In an effort to tidily upend the matter in their favor, the Trump administration insists the organizations that filed the lawsuit simply do not have standing to complain in the first place.

This is the latest iteration of an analytical framework widely understood by legal scholars as “conservative standing doctrine.”

The judicial theory was created in 1920s court cases by conservative judges who sought to restrain the use and limits of constitutional redress. In other words, standing doctrine was created — and has over time been honed — to limit lawsuits against the government.

Here, the government says, the facts do not support standing to sue.

“Plaintiffs do not profess to know any details about the reorganization within the Department, but nonetheless argue that they have been or will be harmed by this reorganization,” the motion goes on. “In an attempt to prove these speculative harms, Plaintiffs provide numerous declarations hypothesizing harm that may befall them if the Department is unable to provide a particular service or function.”

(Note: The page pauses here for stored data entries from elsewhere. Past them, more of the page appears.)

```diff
@@ -698,21 +712,19 @@
         const int4* __restrict__ tp = taps + ((dg - dg0) * nkp + (kp - kp0)) * 128;
         const float* __restrict__ xc = ximg + cbase + q * 4;
         float* __restrict__ gc = gimg + cbase + q * 4;
-        constexpr int kB2 = 2;
-#pragma unroll
-        for (int it = 0; it < R / kB2; ++it) {
-          int4 tap[kB2];
-          Taps4 c[kB2];
-#pragma unroll
-          for (int e = 0; e < kB2; ++e) tap[e] = tp[warp * 2 * R + (it * kB2 + e) * 2 + half];
-#pragma unroll
-          for (int e = 0; e < kB2; ++e) load_corners(xc, ucin, urs, tap[e].x, c[e]);
-#pragma unroll
-          for (int e = 0; e < kB2; ++e) {
-            if ((tap[e].x & 15) == 0) continue;
-            const int j = it * kB2 + e;
+        int4 tap[2];
+        Taps4 c[2];
+#pragma unroll
+        for (int e = 0; e < 2; ++e) {
+          tap[e] = tp[warp * 2 * R + e * 2 + half];
+          load_corners(xc, ucin, urs, tap[e].x, c[e]);
+        }
+#pragma unroll
+        for (int j = 0; j < R; ++j) {
+          const int e = j & 1;
+          if (tap[e].x & 15) {
             const int row = warp * 2 * R + j * 2 + half;
-            const float4 g4 = *reinterpret_cast<const float4*>(gcol + row * kGcolPitch + ul * 64 + q * 4);
+            const float4 g4 = *reinterpret_cast<const float4*>(gcol + gcol_off(row, ul * 64 + q * 4));
             const float lh = __int_as_float(tap[e].y), lw = __int_as_float(tap[e].z), mk = __int_as_float(tap[e].w);
             const float hh = 1.f - lh, hw = 1.f - lw;
             const float w0 = hh * hw, w1 = hh * lw, w2 = lh * hw, w3 = lh * lw;
@@ -753,9 +765,14 @@
               red_add_v4_if(tap[e].x & 8, gp + (urs + ucin), f2_mul(GM[0], W3), f2_mul(GM[1], W3));
             }
           }
+          if (j + 2 < R) {
+            tap[e] = tp[warp * 2 * R + (j + 2) * 2 + half];
+            load_corners(xc, ucin, urs, tap[e].x, c[e]);
+          }
         }
       }
-      named_bar_sync(1, kWorkers);
+      fence_proxy_async();
+      release(clast);
     }
     flush();
   } else if (warp == kWorkerWarps) {
@@ -765,14 +782,14 @@
       for (int ml = 0; ml < nm; ++ml) {
         const int m = m0 + ml;
         for (int ks = 0; ks < d.nks; ++ks, ++c) {
-          const int s = c & 1;
-          const uint32_t par = (uint32_t)((c >> 1) & 1);
+          const int s = c % S;
+          const uint32_t par = (uint32_t)((c / S) & 1);
           mbar_wait(&empty_bar[s], par ^ 1u);
           mbar_arrive_expect_tx(&full_bar[s], 2 * half_bytes);
           const size_t atile = (((size_t)b * d.tiles_img + pt) * d.SG + sg) * d.nks + ks;
           const size_t btile = ((size_t)sg * d.MC + m) * d.nks + ks;
-          bulk_g2s(smem + s * kStage, gt + atile * (size_t)(2 * kTile), half_bytes, &full_bar[s]);
-          bulk_g2s(smem + s * kStage + 2 * kTile, wt + btile * (size_t)(2 * kTile), half_bytes, &full_bar[s]);
+          bulk_g2s(smem + s * kK2Stage, gt + atile * (size_t)(2 * kTile), half_bytes, &full_bar[s]);
+          bulk_g2s(smem + s * kK2Stage + 2 * kTile, wt + btile * (size_t)(2 * kTile), half_bytes, &full_bar[s]);
         }
       }
     }
@@ -1360,7 +1377,7 @@
       dcn_wtile_bwd_kernel<<<d2b_cdiv(total, 256), 256, 0, stream>>>(weight, d, wt);
       D2B_CHECK_LAUNCH();
     }
-    const int smem_bytes = 2 * 4 * kTile + 128 * kGcolPitch * 4 + k2.tap_bytes + 1024 + 128;
+    const int smem_bytes = kK2Slots * kK2Stage + k2.tap_bytes + 1024 + 128;
     if (int rc = launch_big_smem<dcn_bwd_data_tc_kernel>(dim3(d.N * d.tiles_img, d.SG, k2.msplit), smem_bytes, stream, xh,
                                                          offset, mask, gt_px, wt, d, k2, P.split, gxh, grad_offset,
                                                          mask ? grad_mask : nullptr))
```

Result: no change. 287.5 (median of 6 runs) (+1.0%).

On the merits front, the government argues the plaintiffs have attacked far too many separate actions – instead of “petitioning for judicial review of a circumscribed and discrete agency action.”

And despite all of the public posturing, the Trump administration argued it is not really trying to shut down the Department of Education through its actions – at least not yet.

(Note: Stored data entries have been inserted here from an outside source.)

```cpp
#if TFC_PIPE_TIMING
  unsigned long long t_asm = 0ull, n_asm = 0ull, t_commit = 0ull, t_rest = 0ull;
#endif
  auto memory_phase = [&]() __attribute__((always_inline)) {
#if TFC_PIPE_TIMING
    const unsigned long long tm0 = clock64();
#endif
    const unsigned int cpos = cw.base + (cp - cw_off);
    cw.commit();
    cp = cw_off + (cpos - cw.base);
    if (INDEXED) {
      iw.commit();
      pw = iw_off + (2u * pos - iw.base);
    }
#if TFC_PIPE_TIMING
    asm volatile("s_waitcnt lgkmcnt(0)" ::: "memory");
    const unsigned long long tm1 = clock64();
    t_commit += tm1 - tm0;
#endif
    flush();
    if (k != 0u && (k / kPipeBlock) % kPipeRelease == 0u) {
      posrec[static_cast<size_t>(k / kPipeBlock) * 64] = pos + (M != 0 ? 1u : 0u);
      __builtin_amdgcn_fence(__ATOMIC_RELEASE, "agent");
      if (lane == 0u) __hip_atomic_store(&pa.progress[gi], k, __ATOMIC_RELAXED, __HIP_MEMORY_SCOPE_AGENT);
    }
    cw.request(cpos);
    if (INDEXED) iw.request(2u * pos);
    posrec[static_cast<size_t>(k / kPipeBlock) * 64] = pos + (M != 0 ? 1u : 0u);
#if TFC_PIPE_TIMING
    t_rest += clock64() - tm1;
#endif
  };
  auto fast_block = [&](unsigned int& flag) __attribute__((always_inline)) {
#define TFC_PDEC_OPERANDS                                                                                              \
        : [D] "+v"(D), [S] "+v"(s1), [CP] "+v"(cp), [M] "+v"(M), [PW] "+v"(pw), [FLAG] "+v"(flag),                    \
          [R0] "+v"(R.x), [R1] "+v"(R.y), [R2] "+v"(R.z), [R3] "+v"(R.w)                                              \
        : [STG] "v"(stg), [BINROW] "v"(bin_addr_v), [SCALE] "s"(scale), [HSCALE] "v"(hscale),        \
          [K64K] "s"(0x10000u), [KFFFF] "s"(0xFFFFu), [PERM] "s"(0x05040001u), [NSH] "s"(pair_nsh) \
        : "vcc", "memory", "s52", "s53", "s54", "s55", "s56", "s57", "s58", "s59", "v104", "v105", "v106", "v107", "v108", "v109", "v110", "v111", "v112", "v113", \
          "v114", "v115", "v116", "v117", "v118", "v119", "v122", "v123", "v124", "v125", "v126", "v127", "v128",      \
          "v129", "v130", "v131", "v132", "v133", "v134", "v135", "v136", "v137", "v138", "v139", "v140", "v141", "v142", "v143", "v144", "v145"
#if TFC_PIPE_TIMING
    const unsigned long long ta = clock64();
#endif
    if constexpr (INDEXED && PAIRS) asm volatile(TFC_PDEC_BLOCK(TFC_PDEC_STEP_PIX) TFC_PDEC_OPERANDS);
    else if constexpr (PAIRS) asm volatile(TFC_PDEC_BLOCK(TFC_PDEC_STEP_PCH) TFC_PDEC_OPERANDS);
    else if constexpr (INDEXED) asm volatile(TFC_PDEC_BLOCK(TFC_PDEC_STEP_IX) TFC_PDEC_OPERANDS);
    else asm volatile(TFC_PDEC_BLOCK(TFC_PDEC_STEP_CH) TFC_PDEC_OPERANDS);
#if TFC_PIPE_TIMING
    t_asm += clock64() - ta;
    ++n_asm;
#endif
  };
  auto fast_step = [&](unsigned int& flag, unsigned int slot) __attribute__((always_inline)) {
    const unsigned int stg_row = stg + 128u * slot;
    {
      const unsigned int stg = stg_row;
      if constexpr (INDEXED && PAIRS) asm volatile(TFC_PDEC_ONE(TFC_PDEC_STEP_PIX) TFC_PDEC_OPERANDS);
      else if constexpr (PAIRS) asm volatile(TFC_PDEC_ONE(TFC_PDEC_STEP_PCH) TFC_PDEC_OPERANDS);
      else if constexpr (INDEXED) asm volatile(TFC_PDEC_ONE(TFC_PDEC_STEP_IX) TFC_PDEC_OPERANDS);
      else asm volatile(TFC_PDEC_ONE(TFC_PDEC_STEP_CH) TFC_PDEC_OPERANDS);
    }
#undef TFC_PDEC_OPERANDS
  };
  bool gave_up = false;
  while (__any(pos < elems)) {
    if (lds0 == 0u && row_loaded && (INDEXED || static_cast<unsigned int>(la.ntab) >= kPipeBlock)) {
      while (__all(!live || (pos + kPipeBlock <= elems && M > -16)) && k + kPipeBlock <= static_cast<unsigned int>(pa.rows)) {
        memory_phase();
        const unsigned int D0 = D, s10 = s1, cp0 = cp, pw0 = pw;
        const int M0 = M;
        const uint4 R0 = R;
        unsigned int flag = 0u;
        fast_block(flag);
        if (__builtin_expect(__any(live && flag != 0u), 0)) {
          D = D0; s1 = s10; cp = cp0; pw = pw0; M = M0; R = R0;
#pragma nounroll
          for (unsigned int i = 0; i < kPipeBlock; ++i) {
            const unsigned int D1 = D, s11 = s1, cp1 = cp, pw1 = pw;
            const int M1 = M;
            const uint4 R1 = R;
            unsigned int f1 = 0u;
            if (live) fast_step(f1, i);
            if (__any(live && f1 != 0u)) {
              D = D1; s1 = s11; cp = cp1; pw = pw1; M = M1; R = R1;
              gstep(live, k + i, true);
            } else {
              pos += (pw - pw1) / (INDEXED ? 2u : 16u);
              if (!INDEXED) pw -= pw >= dir_end ? dir_end : 0u;
            }
          }
          staged = true;
          staged_k = k;
          k += kPipeBlock;
          continue;
        }
        pos += (pw - pw0) / (INDEXED ? 2u : 16u);
        if (!INDEXED) pw -= pw >= dir_end ? dir_end : 0u;
        staged = true;
        staged_k = k;
        k += kPipeBlock;
      }
      if (!__any(pos < elems)) break;
    }
    if (k + kPipeBlock > static_cast<unsigned int>(pa.rows)) {
      gave_up = true;
      break;
    }
    memory_phase();
    if (!row_loaded) {
      if (M == 0) load_row(); else R = bin;
      row_loaded = true;
    }
    const bool whole = pos + kPipeBlock <= elems;
    const bool blocks = __any(whole);
    if (blocks && __any(!whole && pos < elems && M != 0)) {
      if (pos < elems) {
#pragma unroll
        for (unsigned int i = 0; i < kPipeBlock; ++i) raw[static_cast<size_t>(k + i) * 64 + lane] = static_cast<unsigned short>(kPipeSkipRow);
      }
#pragma nounroll
      for (unsigned int i = 0; i < kPipeBlock; ++i) gstep(!whole && pos < elems && M != 0, k + i);
      k += kPipeBlock;
      continue;
    }
    const bool busy = blocks ? whole : pos < elems;
    const bool sitting = blocks && !whole && pos < elems;
    if (__builtin_expect(lds0 == 0u && blocks && !__any(busy && M <= -16), 1)) {
      if (__any(sitting)) {
        if (sitting) {
#pragma unroll
          for (unsigned int i = 0; i < kPipeBlock; ++i) *reinterpret_cast<unsigned short*>(lanes_lds + stg + 128u * i) = static_cast<unsigned short>(kPipeSkipRow);
        }
      }
// ... 11 lines not shown
        if (!INDEXED)
          while (__any(busy && pw >= dir_end)) pw -= pw >= dir_end ? dir_end : 0u;
        staged = true;
        staged_k = k;
        k += kPipeBlock;
        continue;
      }
      D = D0; s1 = s10; cp = cp0; pw = pw0; M = M0; R = R0;
    }
    if (sitting) {
#pragma unroll
      for (unsigned int i = 0; i < kPipeBlock; ++i) raw[static_cast<size_t>(k + i) * 64 + lane] = static_cast<unsigned short>(kPipeSkipRow);
    }
#pragma nounroll
    for (unsigned int i = 0; i < kPipeBlock; ++i) gstep(busy && pos < elems, k + i);
    k += kPipeBlock;
  }
  flush();
  posrec[static_cast<size_t>(k / kPipeBlock) * 64] = pos;
  if (gave_up) {
    if (lane == 0) {
      atomicOr(&pa.fallback[job], 1u);
      __hip_atomic_store(&pa.progress[gi], kPipeFinal, __ATOMIC_RELEASE, __HIP_MEMORY_SCOPE_AGENT);
    }
    return;
  }
  if (lane == 0) pa.kend[gi] = k;
  __builtin_amdgcn_fence(__ATOMIC_RELEASE, "agent");
  if (lane == 0) __hip_atomic_store(&pa.progress[gi], k | kPipeFinal, __ATOMIC_RELAXED, __HIP_MEMORY_SCOPE_AGENT);
  if (gi == 0 && lane == 0) {
    g_pipe_clock[2] = clock64() - clk0;
    g_pipe_clock[3] = wall_clock64() - wall0;
#if TFC_PIPE_TIMING
    g_pipe_clock[5] = t_asm | (t_commit << 32);
    g_pipe_clock[7] = n_asm | (static_cast<unsigned long long>(k) << 16) | (t_rest << 32);
#endif
  }
  if (live) {
    const unsigned int cpos = cw.base + (cp - cw_off);
    const unsigned char* srcp = J.blob + o0;
    unsigned int window = 0u;
    for (int i = -4; i < 0; ++i) {
      const long long q = static_cast<long long>(cpos) + i;
      window = (window << 8) | ((q >= 0 && q < static_cast<long long>(len)) ? srcp[q] : 0u);
    }
    pa.state_out[static_cast<size_t>(gi) * 64 + lane] = make_uint4(window - D, s1, window, cpos >> 1);
  }
}

constexpr int kParseRows = 128;
constexpr unsigned int kParseMargin = 96;

constexpr int kParseEscTables = 2048;

struct PipePairMap { const int* adjust; };
template <bool INDEXED, bool PAIRS, typename Dst>
__global__ void __launch_bounds__(256) dec_parse_kernel(const DecLaneJobs<Dst> jobs, const PipeDecArgs pa, const DecRow* dir, int ntab,
                                                        const PipePairMap pm) {
  constexpr int kPitch = 66;
  __shared__ unsigned short buf[kParseRows * kPitch];
  __shared__ unsigned int escsym[kParseEscTables];
  __shared__ unsigned int incomplete;
  const unsigned int tiles = static_cast<unsigned int>(pa.rows) / kParseRows + 1u;
  const unsigned int gi = blockIdx.x % static_cast<unsigned int>(pa.groups), kt = blockIdx.x / static_cast<unsigned int>(pa.groups);
  const unsigned int job = gi / static_cast<unsigned int>(pa.groups_per_job);
  const unsigned int wv = gi % static_cast<unsigned int>(pa.groups_per_job);
  const DecLaneJob<Dst>& J = jobs.job[job];
  const unsigned int tid = threadIdx.x, lane = tid & 63u;
  const unsigned int k0 = kt * kParseRows;
  unsigned int* const tile_done = pa.tile_done + static_cast<size_t>(gi) * tiles + kt;
  unsigned int kend;
  bool final = true;
  if (pa.concurrent) {
    const unsigned int need = k0 + kParseRows + kParseMargin;
    unsigned int* const abandon = pa.started + 1;
    unsigned int v = 0u;
    if (tid == 0u) {
      unsigned int seen = ~0u, go = 1u;
      long long t0 = 0;
      if (__hip_atomic_load(abandon, __ATOMIC_RELAXED, __HIP_MEMORY_SCOPE_AGENT) != 0u) go = 0u;
      while (go) {
        v = __hip_atomic_load(&pa.progress[gi], __ATOMIC_RELAXED, __HIP_MEMORY_SCOPE_AGENT);
        if ((v & kPipeFinal) || v >= need) break;
        const long long now = static_cast<long long>(wall_clock64());
        if (v != seen) { seen = v; t0 = now; }
        else if (now - t0 > pa.poll_ticks) {
// ... 114 lines not shown
```

include/tfc_hip.h:

```cpp
#ifndef TFC_HIP_H_
#define TFC_HIP_H_

#include <stdint.h>

#ifdef __cplusplus
extern "C" {
#endif

typedef struct tfc_tables tfc_tables;
typedef struct tfc_encoder tfc_encoder;
typedef struct tfc_decoder tfc_decoder;

#define TFC_ABI_VERSION 2
int tfc_abi_version(void);
const char* tfc_last_error(void);

void tfc_profile_enable(int on);
int tfc_profile_query(const char* kernel, double* total_ms, int64_t* launches);
int tfc_pipe_counters(int64_t* launches, int64_t* fallback_blocks);
int tfc_set_pipe_format(int format, int waves_per_workgroup);

#define TFC_MODE_AUTO 0
#define TFC_MODE_LATENCY 1
#define TFC_MODE_THROUGHPUT 2
int tfc_set_default_mode(int mode);
int tfc_get_default_mode(void);

int tfc_set_chip_shared(int shared);
int tfc_image_to_unit(const void* x, void* y, int dtype, int64_t n, void* stream);
int tfc_unit_to_image(const void* x, int dtype, void* y, int64_t n, void* stream);
int tfc_index_prepare(const void* indexes, int dtype, int32_t* out, int64_t n, int num_tables, void* stream);
int tfc_pad2d(const void* x, void* y, int elem_bytes, int64_t n, int64_t h, int64_t w, int64_t c, int top, int bottom,
              int left, int right, int reflect, void* stream);
int tfc_cache_bytes(long long* bytes);
int tfc_cache_trim(long long* released);


int tfc_tables_create(const int32_t* lookup, int rank, int64_t rows, int64_t cols,
                      void* stream, tfc_tables** out);
int64_t tfc_tables_count(const tfc_tables* t);
void tfc_tables_destroy(tfc_tables* t);


int tfc_encoder_create(const tfc_tables* tables, int64_t streams, void* stream,
                       tfc_encoder** out);

int tfc_encoder_create_many(const tfc_tables* tables, int64_t streams, int n, void* stream,
                            tfc_encoder** out);

int tfc_encoder_set_mode(tfc_encoder* e, int mode);
int tfc_encoder_set_deferred_errors(tfc_encoder* e, int on);

int tfc_encoder_encode(tfc_encoder* e, const int32_t* value, const int32_t* index,
// ... 259 lines not shown
```

Before: 62310.

## Widen pipelined decoder LDS window to fill spare LDS and skip refills

The pipelined range decoder's per-lane LDS bitstream window can now be larger than the fixed minimum. The host picks the largest window that does not reduce workgroups per CU or parse-kernel co-residency, and it can be capped through an env var or API. The decode loop refills the window only when some live lane is within 66 bytes of its end, instead of at every block. This cuts global loads and LDS commits per block, at the cost of more registers for pending words and a more complex loop structure.

Result: no change. 62220 (-0.2%).

```diff
diff --git a/compression_amd/_lib.py b/compression_amd/_lib.py
--- a/compression_amd/_lib.py
+++ b/compression_amd/_lib.py
@@ -30,6 +30,7 @@
     "tfc_profile_query": (_int, [C.c_char_p, C.POINTER(C.c_double), C.POINTER(_i64)]),
     "tfc_pipe_counters": (_int, [C.POINTER(_i64), C.POINTER(_i64)]),
     "tfc_set_pipe_format": (_int, [_int, _int]),
+    "tfc_set_pipe_window": (_int, [_int]),
     "tfc_tables_create": (_int, [_vp, _int, _i64, _i64, _vp, C.POINTER(_vp)]),
     "tfc_tables_count": (_i64, [_vp]),
     "tfc_tables_destroy": (None, [_vp]),
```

“President Trump and Secretary of Education McMahon have been unequivocal that it will take an act of Congress to ultimately shutter the Department,” the motion reads. “In the meantime, Secretary McMahon has used her Article II discretion to reduce the headcount at the Department, cancel grants that do not advance Department priorities, and streamline its operations.”

Here, the government suggests its public-facing language has set a trap for plaintiffs who argue the agency is actually being shut down from the inside – while the actions taken by the agency necessarily cannot amount to such a shutdown on the agency’s own volition.

The broad complaints in the lawsuit suggest the NAACP’s Administrative Procedure Act (APA) claim will fail due to being what, in the parlance of the courts, is known as a “programmatic attack,” the government argued.

“Plaintiffs’ claims and requested injunction present exactly the type of wholesale challenge that the APA forbids,” the motion continues. “They do not seek judicial review of a discrete agency action. Rather, they seek wholesale judicial review of Defendants’ management of the Department of Education. Plaintiffs argue that the ‘closure’ of the Department, the RIFs, the [Institute for Educational Sciences] contract cancellations, and the grant terminations are all final agency actions. The Department is not closing.”

The motion goes on like this, at length:

It is telling that Plaintiffs are unable to identify any concrete, final decision by the Department of Education to shut itself down. To the extent that Plaintiffs are relying on the RIF as the final agency action with respect to the reorganization of the Department, the RIF marks the initiation, not the consummation, of the agency’s decision-making process. The RIF reflects a decision by Department leadership that agency functions need to be streamlined and reorganized.

The plaintiffs now have until Aug. 13 to reply to the government. Oral argument in the case is slated for Aug. 15.